Given records
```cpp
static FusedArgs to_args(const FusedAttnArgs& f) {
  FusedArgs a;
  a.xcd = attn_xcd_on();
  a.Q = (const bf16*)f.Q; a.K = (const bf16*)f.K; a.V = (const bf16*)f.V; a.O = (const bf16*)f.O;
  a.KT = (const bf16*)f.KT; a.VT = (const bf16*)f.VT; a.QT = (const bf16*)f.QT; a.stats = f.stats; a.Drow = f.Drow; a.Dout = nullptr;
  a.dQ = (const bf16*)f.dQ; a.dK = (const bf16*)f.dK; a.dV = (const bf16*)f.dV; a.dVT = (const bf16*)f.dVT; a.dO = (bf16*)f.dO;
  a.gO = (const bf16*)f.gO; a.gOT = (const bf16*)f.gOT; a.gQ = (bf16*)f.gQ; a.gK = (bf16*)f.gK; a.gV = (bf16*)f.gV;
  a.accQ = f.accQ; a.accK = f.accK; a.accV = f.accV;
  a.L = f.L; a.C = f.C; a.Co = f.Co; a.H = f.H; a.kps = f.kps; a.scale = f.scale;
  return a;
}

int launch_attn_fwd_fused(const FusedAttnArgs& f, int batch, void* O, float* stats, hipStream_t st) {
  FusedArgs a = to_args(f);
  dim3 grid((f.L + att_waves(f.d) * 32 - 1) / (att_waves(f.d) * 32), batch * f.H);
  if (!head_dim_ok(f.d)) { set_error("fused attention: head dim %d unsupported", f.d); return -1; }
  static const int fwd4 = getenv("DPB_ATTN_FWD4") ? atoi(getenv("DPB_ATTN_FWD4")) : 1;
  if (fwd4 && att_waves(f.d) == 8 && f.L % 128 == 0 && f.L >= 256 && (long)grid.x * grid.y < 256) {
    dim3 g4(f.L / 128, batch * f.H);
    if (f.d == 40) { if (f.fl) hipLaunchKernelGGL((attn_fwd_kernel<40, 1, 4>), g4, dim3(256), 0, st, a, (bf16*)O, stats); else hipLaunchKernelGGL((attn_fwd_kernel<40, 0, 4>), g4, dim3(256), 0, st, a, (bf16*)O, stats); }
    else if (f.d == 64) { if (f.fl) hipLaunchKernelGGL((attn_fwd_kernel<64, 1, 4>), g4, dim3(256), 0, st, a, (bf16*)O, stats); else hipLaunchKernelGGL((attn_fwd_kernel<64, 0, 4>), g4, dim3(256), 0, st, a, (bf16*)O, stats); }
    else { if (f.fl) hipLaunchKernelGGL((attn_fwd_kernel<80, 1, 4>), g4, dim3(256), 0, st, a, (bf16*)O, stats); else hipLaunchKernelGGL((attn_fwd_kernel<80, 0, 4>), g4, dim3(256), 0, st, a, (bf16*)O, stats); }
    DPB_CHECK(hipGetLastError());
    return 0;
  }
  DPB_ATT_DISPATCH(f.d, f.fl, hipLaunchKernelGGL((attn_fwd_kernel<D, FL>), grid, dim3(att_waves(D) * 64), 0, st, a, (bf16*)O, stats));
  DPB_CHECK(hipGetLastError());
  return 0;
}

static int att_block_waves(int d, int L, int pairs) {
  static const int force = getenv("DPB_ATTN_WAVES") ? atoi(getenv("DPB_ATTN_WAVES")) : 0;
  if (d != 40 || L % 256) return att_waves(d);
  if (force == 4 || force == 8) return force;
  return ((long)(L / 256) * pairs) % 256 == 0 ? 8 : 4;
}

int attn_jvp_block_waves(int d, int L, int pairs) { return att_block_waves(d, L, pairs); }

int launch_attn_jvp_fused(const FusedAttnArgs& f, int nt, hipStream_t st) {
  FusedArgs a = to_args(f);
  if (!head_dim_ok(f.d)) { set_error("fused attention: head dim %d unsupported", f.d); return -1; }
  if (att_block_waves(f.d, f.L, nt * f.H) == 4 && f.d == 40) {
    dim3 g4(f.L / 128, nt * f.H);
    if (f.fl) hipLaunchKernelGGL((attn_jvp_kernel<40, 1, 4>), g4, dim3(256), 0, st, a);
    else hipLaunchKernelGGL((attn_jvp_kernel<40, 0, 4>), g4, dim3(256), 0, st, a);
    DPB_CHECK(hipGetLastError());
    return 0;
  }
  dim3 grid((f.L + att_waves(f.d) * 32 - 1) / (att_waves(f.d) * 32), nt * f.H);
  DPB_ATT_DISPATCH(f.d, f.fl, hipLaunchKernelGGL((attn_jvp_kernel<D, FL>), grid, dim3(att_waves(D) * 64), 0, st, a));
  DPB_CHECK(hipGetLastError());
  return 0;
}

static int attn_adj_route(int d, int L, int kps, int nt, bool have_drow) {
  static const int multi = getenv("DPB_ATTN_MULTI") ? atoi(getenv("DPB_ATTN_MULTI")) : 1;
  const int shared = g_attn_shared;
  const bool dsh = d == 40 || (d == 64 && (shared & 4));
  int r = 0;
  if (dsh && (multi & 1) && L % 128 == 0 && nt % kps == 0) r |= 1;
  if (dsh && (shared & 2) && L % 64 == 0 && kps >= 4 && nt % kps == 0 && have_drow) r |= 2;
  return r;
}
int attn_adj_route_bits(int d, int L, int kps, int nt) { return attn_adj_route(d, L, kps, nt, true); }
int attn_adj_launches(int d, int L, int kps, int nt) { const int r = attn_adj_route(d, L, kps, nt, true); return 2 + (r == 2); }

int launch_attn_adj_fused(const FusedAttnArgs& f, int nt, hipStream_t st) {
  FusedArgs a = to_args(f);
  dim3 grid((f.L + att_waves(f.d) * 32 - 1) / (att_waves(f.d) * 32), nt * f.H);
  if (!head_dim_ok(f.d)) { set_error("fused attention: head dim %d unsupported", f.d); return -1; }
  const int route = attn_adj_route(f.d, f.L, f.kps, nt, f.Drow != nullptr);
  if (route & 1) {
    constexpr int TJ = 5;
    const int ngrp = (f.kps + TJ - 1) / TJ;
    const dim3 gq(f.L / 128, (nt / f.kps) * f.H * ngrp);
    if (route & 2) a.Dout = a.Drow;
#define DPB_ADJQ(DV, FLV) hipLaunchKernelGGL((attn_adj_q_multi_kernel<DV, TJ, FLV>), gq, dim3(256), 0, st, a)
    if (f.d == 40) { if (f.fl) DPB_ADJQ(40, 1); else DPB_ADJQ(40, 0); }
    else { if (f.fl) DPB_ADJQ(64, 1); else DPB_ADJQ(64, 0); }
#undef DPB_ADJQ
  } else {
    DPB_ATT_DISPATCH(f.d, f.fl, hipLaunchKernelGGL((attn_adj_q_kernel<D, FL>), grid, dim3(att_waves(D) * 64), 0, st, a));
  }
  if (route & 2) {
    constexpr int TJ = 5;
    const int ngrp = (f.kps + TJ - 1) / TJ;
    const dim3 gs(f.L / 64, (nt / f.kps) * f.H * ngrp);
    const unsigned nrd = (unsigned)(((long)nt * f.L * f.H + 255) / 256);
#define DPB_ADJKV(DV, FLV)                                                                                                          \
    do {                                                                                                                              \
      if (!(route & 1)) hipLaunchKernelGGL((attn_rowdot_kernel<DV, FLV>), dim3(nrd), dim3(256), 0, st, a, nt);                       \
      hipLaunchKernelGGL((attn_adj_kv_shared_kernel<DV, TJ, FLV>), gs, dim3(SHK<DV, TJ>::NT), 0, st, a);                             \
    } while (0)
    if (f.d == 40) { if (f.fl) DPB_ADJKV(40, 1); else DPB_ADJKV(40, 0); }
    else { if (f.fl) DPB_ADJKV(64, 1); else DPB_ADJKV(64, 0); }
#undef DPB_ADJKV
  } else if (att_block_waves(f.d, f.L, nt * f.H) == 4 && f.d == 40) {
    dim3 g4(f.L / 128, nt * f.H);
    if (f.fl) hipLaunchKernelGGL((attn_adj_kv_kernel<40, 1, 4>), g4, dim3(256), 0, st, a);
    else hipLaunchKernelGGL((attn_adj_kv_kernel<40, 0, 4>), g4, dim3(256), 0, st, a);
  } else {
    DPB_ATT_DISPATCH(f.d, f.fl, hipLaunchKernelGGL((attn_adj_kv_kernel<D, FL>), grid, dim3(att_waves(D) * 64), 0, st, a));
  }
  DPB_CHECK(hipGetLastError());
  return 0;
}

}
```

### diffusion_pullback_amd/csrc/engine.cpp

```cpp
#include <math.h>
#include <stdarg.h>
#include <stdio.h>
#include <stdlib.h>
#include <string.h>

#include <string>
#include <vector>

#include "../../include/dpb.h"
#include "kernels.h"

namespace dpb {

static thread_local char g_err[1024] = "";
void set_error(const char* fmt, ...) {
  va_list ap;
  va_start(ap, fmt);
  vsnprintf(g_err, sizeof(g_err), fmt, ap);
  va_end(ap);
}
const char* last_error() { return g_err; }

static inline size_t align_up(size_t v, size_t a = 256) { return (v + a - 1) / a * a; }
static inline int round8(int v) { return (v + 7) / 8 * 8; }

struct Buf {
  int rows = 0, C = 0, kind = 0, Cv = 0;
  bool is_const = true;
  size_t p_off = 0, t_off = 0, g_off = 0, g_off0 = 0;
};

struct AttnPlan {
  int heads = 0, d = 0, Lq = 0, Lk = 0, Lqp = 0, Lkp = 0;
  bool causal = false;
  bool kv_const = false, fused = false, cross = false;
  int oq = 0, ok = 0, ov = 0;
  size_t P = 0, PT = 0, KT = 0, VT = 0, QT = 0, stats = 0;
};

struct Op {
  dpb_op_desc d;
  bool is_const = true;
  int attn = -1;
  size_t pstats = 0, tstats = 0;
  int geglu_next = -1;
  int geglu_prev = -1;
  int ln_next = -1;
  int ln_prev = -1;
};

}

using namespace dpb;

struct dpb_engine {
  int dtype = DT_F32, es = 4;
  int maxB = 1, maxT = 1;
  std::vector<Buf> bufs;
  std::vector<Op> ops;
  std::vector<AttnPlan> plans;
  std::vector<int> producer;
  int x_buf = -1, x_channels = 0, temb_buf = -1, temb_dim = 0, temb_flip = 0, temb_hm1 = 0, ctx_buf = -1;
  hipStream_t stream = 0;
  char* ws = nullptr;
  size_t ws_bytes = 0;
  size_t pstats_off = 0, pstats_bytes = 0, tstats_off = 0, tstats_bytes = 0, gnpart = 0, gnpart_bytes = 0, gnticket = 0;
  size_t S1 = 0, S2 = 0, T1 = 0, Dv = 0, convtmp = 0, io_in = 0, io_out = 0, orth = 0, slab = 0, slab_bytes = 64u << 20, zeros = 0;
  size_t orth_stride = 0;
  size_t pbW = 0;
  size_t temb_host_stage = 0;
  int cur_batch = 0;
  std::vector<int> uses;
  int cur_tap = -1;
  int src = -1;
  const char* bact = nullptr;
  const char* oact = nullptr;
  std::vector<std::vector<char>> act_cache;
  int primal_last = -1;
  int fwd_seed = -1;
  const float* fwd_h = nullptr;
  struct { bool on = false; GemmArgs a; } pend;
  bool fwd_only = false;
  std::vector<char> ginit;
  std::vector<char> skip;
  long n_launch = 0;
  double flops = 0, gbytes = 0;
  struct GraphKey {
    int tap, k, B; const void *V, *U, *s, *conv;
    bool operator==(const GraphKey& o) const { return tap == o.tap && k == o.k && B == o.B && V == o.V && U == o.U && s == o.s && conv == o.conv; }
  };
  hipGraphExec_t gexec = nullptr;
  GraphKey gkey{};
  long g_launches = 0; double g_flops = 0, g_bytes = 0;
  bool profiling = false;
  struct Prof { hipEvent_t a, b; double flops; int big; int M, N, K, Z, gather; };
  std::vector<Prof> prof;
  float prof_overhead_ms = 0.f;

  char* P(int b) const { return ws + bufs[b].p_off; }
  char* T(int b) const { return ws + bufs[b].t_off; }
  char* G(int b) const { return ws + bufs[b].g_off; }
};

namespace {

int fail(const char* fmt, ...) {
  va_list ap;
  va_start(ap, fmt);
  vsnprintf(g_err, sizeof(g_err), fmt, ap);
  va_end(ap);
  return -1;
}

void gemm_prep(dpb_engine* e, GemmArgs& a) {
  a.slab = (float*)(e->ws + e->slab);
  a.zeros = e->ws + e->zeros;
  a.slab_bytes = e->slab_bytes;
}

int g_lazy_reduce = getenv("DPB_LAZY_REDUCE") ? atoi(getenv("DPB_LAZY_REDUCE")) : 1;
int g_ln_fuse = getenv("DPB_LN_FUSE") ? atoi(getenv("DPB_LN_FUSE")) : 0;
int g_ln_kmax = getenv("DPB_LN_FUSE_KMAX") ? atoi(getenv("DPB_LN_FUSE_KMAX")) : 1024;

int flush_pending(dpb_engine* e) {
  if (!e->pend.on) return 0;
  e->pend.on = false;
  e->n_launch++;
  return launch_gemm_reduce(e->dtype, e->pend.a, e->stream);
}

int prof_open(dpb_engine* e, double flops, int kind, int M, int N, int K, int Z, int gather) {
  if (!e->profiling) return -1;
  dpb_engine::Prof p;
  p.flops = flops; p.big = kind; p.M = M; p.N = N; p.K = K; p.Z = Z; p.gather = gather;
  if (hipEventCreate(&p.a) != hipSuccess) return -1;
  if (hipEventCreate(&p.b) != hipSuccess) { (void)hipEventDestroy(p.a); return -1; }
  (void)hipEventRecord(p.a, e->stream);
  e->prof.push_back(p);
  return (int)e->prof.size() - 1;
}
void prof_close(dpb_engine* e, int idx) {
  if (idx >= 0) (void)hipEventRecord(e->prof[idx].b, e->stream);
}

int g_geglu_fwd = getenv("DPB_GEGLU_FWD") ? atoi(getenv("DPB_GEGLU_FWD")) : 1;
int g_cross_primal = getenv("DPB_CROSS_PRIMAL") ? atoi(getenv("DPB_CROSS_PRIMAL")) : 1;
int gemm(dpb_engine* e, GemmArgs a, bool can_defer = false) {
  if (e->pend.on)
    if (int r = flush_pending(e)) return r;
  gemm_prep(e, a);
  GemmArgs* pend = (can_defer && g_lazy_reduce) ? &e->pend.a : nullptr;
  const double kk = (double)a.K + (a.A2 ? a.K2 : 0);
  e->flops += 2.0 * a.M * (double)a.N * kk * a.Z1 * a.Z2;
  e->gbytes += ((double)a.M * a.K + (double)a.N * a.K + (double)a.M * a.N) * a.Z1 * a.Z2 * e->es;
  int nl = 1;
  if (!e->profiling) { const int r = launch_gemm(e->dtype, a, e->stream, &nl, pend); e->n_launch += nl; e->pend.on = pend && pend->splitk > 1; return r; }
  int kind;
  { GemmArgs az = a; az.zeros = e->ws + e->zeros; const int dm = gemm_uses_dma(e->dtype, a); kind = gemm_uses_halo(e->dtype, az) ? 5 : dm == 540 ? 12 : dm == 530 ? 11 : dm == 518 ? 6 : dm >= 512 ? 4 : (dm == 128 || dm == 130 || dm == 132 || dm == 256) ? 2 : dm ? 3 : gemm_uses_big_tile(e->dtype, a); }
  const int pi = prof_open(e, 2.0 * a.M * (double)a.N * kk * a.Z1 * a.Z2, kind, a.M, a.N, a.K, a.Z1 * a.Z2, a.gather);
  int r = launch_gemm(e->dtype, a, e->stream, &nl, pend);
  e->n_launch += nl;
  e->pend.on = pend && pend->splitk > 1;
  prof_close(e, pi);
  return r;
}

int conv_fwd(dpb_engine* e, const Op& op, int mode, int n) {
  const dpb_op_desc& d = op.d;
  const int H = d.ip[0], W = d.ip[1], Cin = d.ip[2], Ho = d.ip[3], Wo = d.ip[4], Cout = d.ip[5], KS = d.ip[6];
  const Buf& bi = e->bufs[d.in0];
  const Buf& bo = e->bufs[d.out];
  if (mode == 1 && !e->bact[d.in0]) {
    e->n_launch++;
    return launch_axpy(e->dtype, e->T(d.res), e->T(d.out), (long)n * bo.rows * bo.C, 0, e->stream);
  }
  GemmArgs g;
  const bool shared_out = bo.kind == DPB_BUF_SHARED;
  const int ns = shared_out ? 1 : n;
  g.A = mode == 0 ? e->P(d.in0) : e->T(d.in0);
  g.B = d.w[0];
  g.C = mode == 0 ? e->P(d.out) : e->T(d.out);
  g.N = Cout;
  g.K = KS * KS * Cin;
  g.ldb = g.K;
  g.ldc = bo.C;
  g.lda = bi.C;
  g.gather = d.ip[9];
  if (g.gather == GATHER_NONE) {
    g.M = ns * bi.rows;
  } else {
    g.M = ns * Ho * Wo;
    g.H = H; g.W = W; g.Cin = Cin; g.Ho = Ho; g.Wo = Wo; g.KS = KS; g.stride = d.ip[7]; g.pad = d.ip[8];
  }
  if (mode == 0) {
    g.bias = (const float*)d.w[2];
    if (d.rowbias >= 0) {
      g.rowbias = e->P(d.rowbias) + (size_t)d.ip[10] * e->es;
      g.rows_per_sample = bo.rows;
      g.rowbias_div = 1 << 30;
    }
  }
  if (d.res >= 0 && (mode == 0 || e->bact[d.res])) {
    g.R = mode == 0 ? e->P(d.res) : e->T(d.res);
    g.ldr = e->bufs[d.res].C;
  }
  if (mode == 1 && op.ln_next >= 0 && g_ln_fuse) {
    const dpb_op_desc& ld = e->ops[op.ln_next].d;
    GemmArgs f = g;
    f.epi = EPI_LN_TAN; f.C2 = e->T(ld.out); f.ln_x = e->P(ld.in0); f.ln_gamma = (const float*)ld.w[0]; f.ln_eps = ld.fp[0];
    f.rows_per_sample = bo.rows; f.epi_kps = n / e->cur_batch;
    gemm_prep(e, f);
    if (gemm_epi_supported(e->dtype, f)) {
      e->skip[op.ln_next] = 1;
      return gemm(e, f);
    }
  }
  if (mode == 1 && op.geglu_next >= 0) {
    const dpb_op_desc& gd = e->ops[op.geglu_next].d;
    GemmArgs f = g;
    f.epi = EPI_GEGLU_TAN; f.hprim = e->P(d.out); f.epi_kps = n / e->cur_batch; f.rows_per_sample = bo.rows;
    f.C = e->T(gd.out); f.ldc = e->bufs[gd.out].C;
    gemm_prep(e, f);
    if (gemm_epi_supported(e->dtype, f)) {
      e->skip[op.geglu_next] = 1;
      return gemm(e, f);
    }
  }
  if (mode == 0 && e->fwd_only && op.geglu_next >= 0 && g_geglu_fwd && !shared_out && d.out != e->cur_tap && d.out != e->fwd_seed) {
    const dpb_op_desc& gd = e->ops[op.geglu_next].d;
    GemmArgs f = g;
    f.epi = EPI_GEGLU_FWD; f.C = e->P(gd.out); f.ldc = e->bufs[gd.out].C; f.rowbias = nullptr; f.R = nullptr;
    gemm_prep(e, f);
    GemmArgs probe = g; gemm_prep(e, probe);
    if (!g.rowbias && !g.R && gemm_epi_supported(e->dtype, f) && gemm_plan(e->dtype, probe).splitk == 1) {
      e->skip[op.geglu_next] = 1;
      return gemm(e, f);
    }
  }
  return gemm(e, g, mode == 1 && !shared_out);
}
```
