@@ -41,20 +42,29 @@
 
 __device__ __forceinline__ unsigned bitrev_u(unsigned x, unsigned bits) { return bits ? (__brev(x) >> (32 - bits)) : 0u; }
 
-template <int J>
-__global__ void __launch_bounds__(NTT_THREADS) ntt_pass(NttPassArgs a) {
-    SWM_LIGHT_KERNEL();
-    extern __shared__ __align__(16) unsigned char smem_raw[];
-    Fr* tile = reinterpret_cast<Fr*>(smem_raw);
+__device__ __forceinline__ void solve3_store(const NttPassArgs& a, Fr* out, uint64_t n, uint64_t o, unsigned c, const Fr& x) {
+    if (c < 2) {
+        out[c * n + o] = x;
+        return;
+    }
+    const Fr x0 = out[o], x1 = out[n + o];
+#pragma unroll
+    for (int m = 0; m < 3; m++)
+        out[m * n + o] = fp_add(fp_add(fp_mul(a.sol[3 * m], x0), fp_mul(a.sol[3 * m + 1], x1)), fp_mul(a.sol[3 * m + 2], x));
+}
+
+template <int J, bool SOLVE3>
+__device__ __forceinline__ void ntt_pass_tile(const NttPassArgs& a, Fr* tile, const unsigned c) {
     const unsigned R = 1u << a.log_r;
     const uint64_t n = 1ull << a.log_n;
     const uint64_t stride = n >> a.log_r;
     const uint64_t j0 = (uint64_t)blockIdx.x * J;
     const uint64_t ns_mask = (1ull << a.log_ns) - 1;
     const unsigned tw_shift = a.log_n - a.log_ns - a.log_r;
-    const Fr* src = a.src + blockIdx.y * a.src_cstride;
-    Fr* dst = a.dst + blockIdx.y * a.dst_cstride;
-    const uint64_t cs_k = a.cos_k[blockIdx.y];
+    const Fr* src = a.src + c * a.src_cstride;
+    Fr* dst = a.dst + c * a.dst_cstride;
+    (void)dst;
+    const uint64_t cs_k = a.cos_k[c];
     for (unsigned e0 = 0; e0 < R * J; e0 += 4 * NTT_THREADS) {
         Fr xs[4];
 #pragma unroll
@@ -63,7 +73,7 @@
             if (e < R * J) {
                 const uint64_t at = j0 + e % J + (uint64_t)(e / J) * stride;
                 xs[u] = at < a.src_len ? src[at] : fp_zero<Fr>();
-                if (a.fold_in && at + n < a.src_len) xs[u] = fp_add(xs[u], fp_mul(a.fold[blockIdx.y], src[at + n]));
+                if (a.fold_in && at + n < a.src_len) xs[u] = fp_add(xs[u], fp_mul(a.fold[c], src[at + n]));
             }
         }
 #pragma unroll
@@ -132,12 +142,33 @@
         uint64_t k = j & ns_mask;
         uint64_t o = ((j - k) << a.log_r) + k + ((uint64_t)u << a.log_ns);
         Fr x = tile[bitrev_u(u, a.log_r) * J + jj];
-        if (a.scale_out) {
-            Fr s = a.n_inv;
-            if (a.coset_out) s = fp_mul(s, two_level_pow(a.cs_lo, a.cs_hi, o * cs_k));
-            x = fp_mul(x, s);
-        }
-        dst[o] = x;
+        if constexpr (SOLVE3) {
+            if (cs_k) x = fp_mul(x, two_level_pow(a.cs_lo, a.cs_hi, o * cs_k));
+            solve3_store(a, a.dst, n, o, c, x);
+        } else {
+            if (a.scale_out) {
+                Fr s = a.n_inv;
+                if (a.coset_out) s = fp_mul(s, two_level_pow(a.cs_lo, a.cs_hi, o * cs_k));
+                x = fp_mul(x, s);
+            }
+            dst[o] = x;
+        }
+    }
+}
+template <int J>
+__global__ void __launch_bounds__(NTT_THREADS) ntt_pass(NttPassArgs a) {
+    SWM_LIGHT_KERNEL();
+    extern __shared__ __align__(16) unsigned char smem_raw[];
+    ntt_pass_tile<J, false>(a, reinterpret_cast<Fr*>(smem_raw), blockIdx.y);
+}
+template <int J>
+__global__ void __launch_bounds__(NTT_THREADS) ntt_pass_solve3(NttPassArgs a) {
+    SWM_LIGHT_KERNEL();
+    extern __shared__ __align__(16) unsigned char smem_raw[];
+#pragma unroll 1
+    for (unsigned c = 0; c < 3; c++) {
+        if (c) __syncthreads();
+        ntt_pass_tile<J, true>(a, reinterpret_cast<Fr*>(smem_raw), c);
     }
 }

Task directions
Reproduce exactly the lines above from the line with "const uint64_t j0" to the line with "cs_k = a.cos_k[c];", including both, and add nothing.

Task result
     const uint64_t j0 = (uint64_t)blockIdx.x * J;
     const uint64_t ns_mask = (1ull << a.log_ns) - 1;
     const unsigned tw_shift = a.log_n - a.log_ns - a.log_r;
-    const Fr* src = a.src + blockIdx.y * a.src_cstride;
-    Fr* dst = a.dst + blockIdx.y * a.dst_cstride;
-    const uint64_t cs_k = a.cos_k[blockIdx.y];
+    const Fr* src = a.src + c * a.src_cstride;
+    Fr* dst = a.dst + c * a.dst_cstride;
+    (void)dst;
+    const uint64_t cs_k = a.cos_k[c];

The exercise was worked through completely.